Despite the symptoms of MERS-CoV, which include sore throat, headache, fever, mild cough, tiredness, runny nose and diarrhea, its transmission among humans appears to be less harmful [17]. SARS-CoV-2 is characterized by more contagious variants [1821]. In terms of structure, the S proteins of SARS-CoV and SARS-CoV-2 are similar [22, 23]. In terms of R0, a daily reproduction number of 2.68 was reported by Wu et al. for SARS-CoV-2 [22], equivalent to the reports by both the WHO and the Chinese Center for Disease Control [24, 25]. A previous study reported an actual R0 value between 2.0 and 2.5 for SARS-CoV-2, which remains disputed [26]. However, the disputed R0 values for SARS-CoV-2 are lower than the 1.7 and 1.9 R0 for SARS and R0 <1 for MERS, respectively, [26]. In addition, the R0 values for SARS-CoV-2 have been estimated to range between 2.24 and 3.58 [27], while another study reported a range between 2.0 and 5.0 for SARS [28]. Similarly, certain predictive models have suggested R0 values of 3.8 (95% CI, 3.6–4.0) [29] and 3.11 (95% CI, 2.39–4.13) for SARS-CoV-2 [30]. For SARS, the R0 was estimated to be approximately 3.0 if adequate control measures were not in place [31]. A high value of 5.8 (confidence interval: 4.7–7.3) for SARS-CoV-2 was reported for the U.S., and a range between 3.6 and 6.1 was reported for some countries in Europe [32]. Notably, a group of researchers reported a higher R0 value of 6.47 for SARS-CoV-2 [33]. These high values of R0 indicate that the SARS-CoV-2 virus has the ability to rapidly mutate and spread [2, 34].

Notably, COVID-19 poses a health threat and an economic threat across the globe [35]. Obviously, the gross domestic product (GDP) of almost all the affected countries has dropped tremendously, and as such, goods and services are affected along the supply chains. Besides, millions of schools from kindergarten to institutions of higher learning remain closed. Millions of both private and public companies, as well as their respective employers and employees, are under lockdown. Consequently, millions of workers have lost their jobs as a result of this pandemic.

Notwithstanding the remarkable achievements of the existing studies on providing useful information regarding the COVID-19 pandemic, the following gaps exist in the literature: (1) how the daily infection density attributes to increase in number of cases, (2) how daily infection entropy can be applied in predicting the number of cases and deaths and (3) the average time it may take for an infected individual to infect a susceptible population in close proximity.

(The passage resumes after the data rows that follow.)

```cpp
template <bool SPLIT >
__global__ __launch_bounds__(256) void msknn_clustered_kernel(
    const float *__restrict__ xyz, const float *__restrict__ mask , int64_t n_rays, int S,
    const float4 *__restrict__ points, const float4 *__restrict__ centers,
    const int2 *__restrict__ ranges , const float *__restrict__ radius ,
    const float4 *__restrict__ gcenters , const int2 *__restrict__ granges ,
    const float *__restrict__ gradius ,
    ClusteredScales sc, int32_t *__restrict__ knn_idxs, unsigned *__restrict__ ticket,
    const int32_t *__restrict__ qrows ,
    const int32_t *__restrict__ ray_start ,
    const float *__restrict__ center ,
    const int32_t *__restrict__ center_idx ,
    const float split_extent2 ) {
    const int lane = threadIdx.x & 63;
    float ccx = 0.f, ccy = 0.f, ccz = 0.f, cr2 = 0.f;
    if (center) ccx = center[0], ccy = center[1], ccz = center[2], cr2 = center[3];
    const int tiles_per_chunk = (S + 3) / 4;
    const int64_t n_tiles = ((n_rays + 63) / 64) * tiles_per_chunk;
    for (;;) {
        unsigned t32 = 0;
        if (lane == 0) t32 = atomicAdd(ticket, 1u);
        const int64_t job = (int64_t)(unsigned)__builtin_amdgcn_readfirstlane((int)t32);
        const int64_t tile = SPLIT ? job >> 2 : job;
        const int part = SPLIT ? (int)(job & 3) : 0;
        if (tile >= n_tiles) break;
        const int64_t n_blocks = (n_rays + 63) / 64;
        const int64_t blk = qrows ? tile % n_blocks : tile / tiles_per_chunk;
        const int64_t ray = blk * 64 + lane;
        const int s0 = (int)(qrows ? tile / n_blocks : tile % tiles_per_chunk) * 4;
        int64_t qi[kQ];
        bool live[kQ];
        f32x2 qx[2], qy[2], qz[2];
        int32_t hs = 0, hn = 0;
        if (qrows) {
            const int64_t r = ray < n_rays ? ray : n_rays - 1;
            hs = ray_start[r];
            hn = ray < n_rays ? ray_start[r + 1] - hs : 0;
        }
#pragma unroll
        for (int a = 0; a < kQ; a++) {
            live[a] = ray < n_rays && (s0 + a) < S;
            const int64_t r = ray < n_rays ? ray : n_rays - 1;
            const int sm = (s0 + a) < S ? (s0 + a) : S - 1;
            qi[a] = r * S + sm;
            if (qrows) {
                live[a] = (s0 + a) < hn;
                qi[a] = live[a] ? (int64_t)qrows[hs + s0 + a] : r * S;
            }
            if (mask && mask[qi[a]] == 0.0f) live[a] = false;
            qx[a >> 1][a & 1] = xyz[qi[a] * 3 + 0];
            qy[a >> 1][a & 1] = xyz[qi[a] * 3 + 1];
            qz[a >> 1][a & 1] = xyz[qi[a] * 3 + 2];
        }
        if (cr2 > 0.0f) {
#pragma unroll
            for (int a = 0; a < kQ; a++) {
                const float dx = qx[a >> 1][a & 1] - ccx, dy = qy[a >> 1][a & 1] - ccy, dz = qz[a >> 1][a & 1] - ccz;
                const float d2 = __builtin_fmaf(dz, dz, __builtin_fmaf(dy, dy, dx * dx));
                if (live[a] && d2 < cr2) {
                    live[a] = false;
                    struct __attribute__((packed, aligned(4))) I4 { int v[4]; };
                    struct __attribute__((packed, aligned(4))) I2 { int v[2]; };
                    for (int l = 0; part == 0 && l < sc.nscale; l++) {
                        int32_t *out = knn_idxs + (qi[a] * sc.nscale + l) * kK;
                        const int32_t *ci = center_idx + l * kK;
                        *reinterpret_cast<I4 *>(out) = I4{{ci[0], ci[1], ci[2], ci[3]}};
                        *reinterpret_cast<I4 *>(out + 4) = I4{{ci[4], ci[5], ci[6], ci[7]}};
                        *reinterpret_cast<I2 *>(out + 8) = I2{{ci[8], ci[9]}};
                    }
                }
            }
        }
        if (__builtin_amdgcn_ballot_w64(live[0] || live[1] || live[2] || live[3]) == 0) continue;
        if constexpr (SPLIT) {
            float lo[3] = {INFINITY, INFINITY, INFINITY}, hi[3] = {-INFINITY, -INFINITY, -INFINITY};
#pragma unroll
            for (int a = 0; a < kQ; a++) {
                if (live[a]) {
                    const float v[3] = {qx[a >> 1][a & 1], qy[a >> 1][a & 1], qz[a >> 1][a & 1]};
#pragma unroll
                    for (int d = 0; d < 3; d++) lo[d] = fminf(lo[d], v[d]), hi[d] = fmaxf(hi[d], v[d]);
                }
            }
#pragma unroll
            for (int o = 32; o > 0; o >>= 1) {
#pragma unroll
                for (int d = 0; d < 3; d++) {
                    lo[d] = fminf(lo[d], __shfl_xor(lo[d], o));
                    hi[d] = fmaxf(hi[d], __shfl_xor(hi[d], o));
                }
            }
            const float ex = hi[0] - lo[0], ey = hi[1] - lo[1], ez = hi[2] - lo[2];
            const float ext2 = __int_as_float(__builtin_amdgcn_readfirstlane(__float_as_int(ex * ex + ey * ey + ez * ez)));
            const bool spread = ext2 > split_extent2;
            if (!spread && part != 0) continue;
            if (spread) {
                OneQuery q1{0.f, 0.f, 0.f, false};
                int64_t q1i = 0;
#pragma unroll
                for (int a = 0; a < kQ; a++) {
                    if (a == part) {
                        q1 = OneQuery{qx[a >> 1][a & 1], qy[a >> 1][a & 1], qz[a >> 1][a & 1], live[a]};
                        q1i = qi[a];
                    }
                }
                if (__builtin_amdgcn_ballot_w64(q1.live) != 0)
                    search_one_query(q1, q1i, lane, points, centers, ranges, radius, gcenters, granges, gradius, sc, knn_idxs);
                continue;
            }
        }
        KBest64 best[kQ];
        float thr[kQ], sb[kQ];

     \
#define OCC_PT4(P)                                                                          \
    {                                                                                       \
        const f32x2 dx0 = qx[0] - P.x, dy0 = qy[0] - P.y, dz0 = qz[0] - P.z;                \
        const f32x2 dx1 = qx[1] - P.x, dy1 = qy[1] - P.y, dz1 = qz[1] - P.z;                \
        const f32x2 da = __builtin_elementwise_fma(dz0, dz0, __builtin_elementwise_fma(dy0, dy0, dx0 * dx0)); \
        const f32x2 db = __builtin_elementwise_fma(dz1, dz1, __builtin_elementwise_fma(dy1, dy1, dx1 * dx1)); \
        if ((da[0] < thr[0]) | (da[1] < thr[1]) | (db[0] < thr[2]) | (db[1] < thr[3])) {    \
            const int row = __float_as_int(P.w);                                            \
            consider_lex(best[0], thr[0], sb[0], da[0], row);                               \
            consider_lex(best[1], thr[1], sb[1], da[1], row);                               \
            consider_lex(best[2], thr[2], sb[2], db[0], row);                               \
            consider_lex(best[3], thr[3], sb[3], db[1], row);                               \
        }                                                                                   \
    }
        \
#define OCC_SCAN(JB, JE)                                                                    \
    {                                                                                       \
        const int je_ = (JE);                                                               \
        int j = (JB);                                                                       \
        float4 n0 = points[j], n1 = points[j + 1], n2 = points[j + 2], n3 = points[j + 3];  \
        for (; j < je_; j += 4) {                                                           \
            const float4 p0 = n0, p1 = n1, p2 = n2, p3 = n3;                                \
            const int jn = j + 4 < je_ ? j + 4 : j;                                         \
            n0 = points[jn], n1 = points[jn + 1], n2 = points[jn + 2], n3 = points[jn + 3]; \
            OCC_PT4(p0) OCC_PT4(p1) OCC_PT4(p2) OCC_PT4(p3)                                 \
        }                                                                                   \
    }
       \
#define OCC_EMIT(L)                                                                         \
    _Pragma("unroll") for (int a = 0; a < kQ; a++) {                                        \
        if (live[a]) {                                                                      \
            struct __attribute__((packed, aligned(4))) I4 { int v[4]; };                    \
            struct __attribute__((packed, aligned(4))) I2 { int v[2]; };                    \
            int32_t *out = knn_idxs + (qi[a] * sc.nscale + (L)) * kK;                       \
            int r_[kK];                                                                     \
            _Pragma("unroll") for (int p = 0; p < kK; p++) r_[p] = key_row(best[a].k[p]) & 0xFFFF; \
            *reinterpret_cast<I4 *>(out) = I4{{r_[0], r_[1], r_[2], r_[3]}};                \
            *reinterpret_cast<I4 *>(out + 4) = I4{{r_[4], r_[5], r_[6], r_[7]}};            \
            *reinterpret_cast<I2 *>(out + 8) = I2{{r_[8], r_[9]}};                          \
        }                                                                                   \
    }

#pragma unroll
        for (int a = 0; a < kQ; a++) {
            thr[a] = live[a] ? INFINITY : -1.0f;
            sb[a] = INFINITY;
            kbest64_reset(best[a]);
        }
        OCC_SCAN(sc.coarse_begin, sc.coarse_end)
        OCC_EMIT(sc.nscale - 1)

        for (int l = sc.nscale - 2; l >= 0; l--) {
#pragma unroll
            for (int a = 0; a < kQ; a++) {
                sb[a] = sc.seed[l] ? key_dist(best[a].k[kK - 1]) : INFINITY;
                thr[a] = live[a] ? filter_bound(sb[a]) : -1.0f;
                kbest64_reset(best[a]);
            }
            const int2 *rg = ranges + (size_t)l * sc.ncl;
            const float *rd = radius + (size_t)l * sc.ncl;
            int k_first;
            {
                const float rx = __int_as_float(__builtin_amdgcn_readfirstlane(__float_as_int(qx[0][0])));
                const float ry = __int_as_float(__builtin_amdgcn_readfirstlane(__float_as_int(qy[0][0])));
                const float rz = __int_as_float(__builtin_amdgcn_readfirstlane(__float_as_int(qz[0][0])));
                float bd = INFINITY;
                int bk = 0;
                for (int k = lane; k < sc.ncl; k += kWave) {
                    const float4 c = centers[k];
                    const float dx = rx - c.x, dy = ry - c.y, dz = rz - c.z;
                    const float d = dx * dx + dy * dy + dz * dz;
                    const bool has = rg[k].x < rg[k].y;
                    if (has && d < bd) {
                        bd = d;
                        bk = k;
                    }
                }
#pragma unroll
                for (int o = 32; o > 0; o >>= 1) {
                    const float od = __shfl_xor(bd, o);
                    const int ok = __shfl_xor(bk, o);
                    if (od < bd || (od == bd && ok < bk)) {
                        bd = od;
                        bk = ok;
                    }
                }
                k_first = __builtin_amdgcn_readfirstlane(bk);
            }
            {
                const int2 range = rg[k_first];
                OCC_SCAN(range.x, range.y)
            }
            auto in_reach = [&](const float4 c, const float r) -> bool {
                bool want = false;
#pragma unroll
                for (int h = 0; h < 2; h++) {
                    const f32x2 dx = qx[h] - c.x, dy = qy[h] - c.y, dz = qz[h] - c.z;
                    const f32x2 d2 = __builtin_elementwise_fma(dz, dz, __builtin_elementwise_fma(dy, dy, dx * dx));
// ... 271 lines not shown
```

### occnerf_amd/network.py

```python
import os

import numpy as np
import torch
import torch.nn as nn

from . import geometry, ops
from .canonical_mlp import CanonicalMLP
from .config import get_cfg
from .rayorder import ray_patch_order
from .modules import (BodyPoseRefiner, MotionBasisComputer, MotionWeightVolumeDecoder,
                      NonRigidMotionMLP, hann_window_weights)


class _Replica(nn.Module):

    def __init__(self, module):
        super().__init__()
        self.module = module

    def forward(self, *a, **k):
        return self.module(*a, **k)
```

Therefore, more studies are needed to support medical expert investigations as well as in their decision-making processes to uncover novel preventive measures to complement the available vaccines for the 2019 novel coronavirus. Hence, to better understand and characterize the initial behaviour of the virus, the current study aggregates the number of the initial reported COVID-19 cases before the emergence of the new variants and the corresponding numbers of deaths for March 2020 in the U.S. Based on the relevant data obtained, there is an indication that the daily infection entropy can be applied in predicting the likelihood of infection at a given period. In addition, there is a relationship between the daily infection density and the time of infection. The study therefore hypothesize that, with the emergence of the new variants, average time of infection in close proximity is <7 minutes.

Finally, using the initial COVID-19 dataset in the U.S., this study shows how SARS-CoV-2 infection entropy can be applied in predicting the possible number of infections and deaths within a given population. Such an approach can be applicable to other disease outbreaks.

Materials and methods

In this section, we present the measures applied to evaluate the current study. First, infection density (β) is defined as the ratio of the number of infections at constant population. In this study, the unit of measurement for β is number per population. Infection acceleration is defined as the change in daily infection velocity (υi) over time. Note, the infection acceleration, gain in virus momentum, rate of infection, and increase in the number of infections represent the same measure. These measures indicate the change in behavior of the original SARS-COV-2 virus strain that may result in transmissible new variants. Other metrics include: entropy applied to determine the uncertainties in infections and deaths. The entropy is measured in bits [36].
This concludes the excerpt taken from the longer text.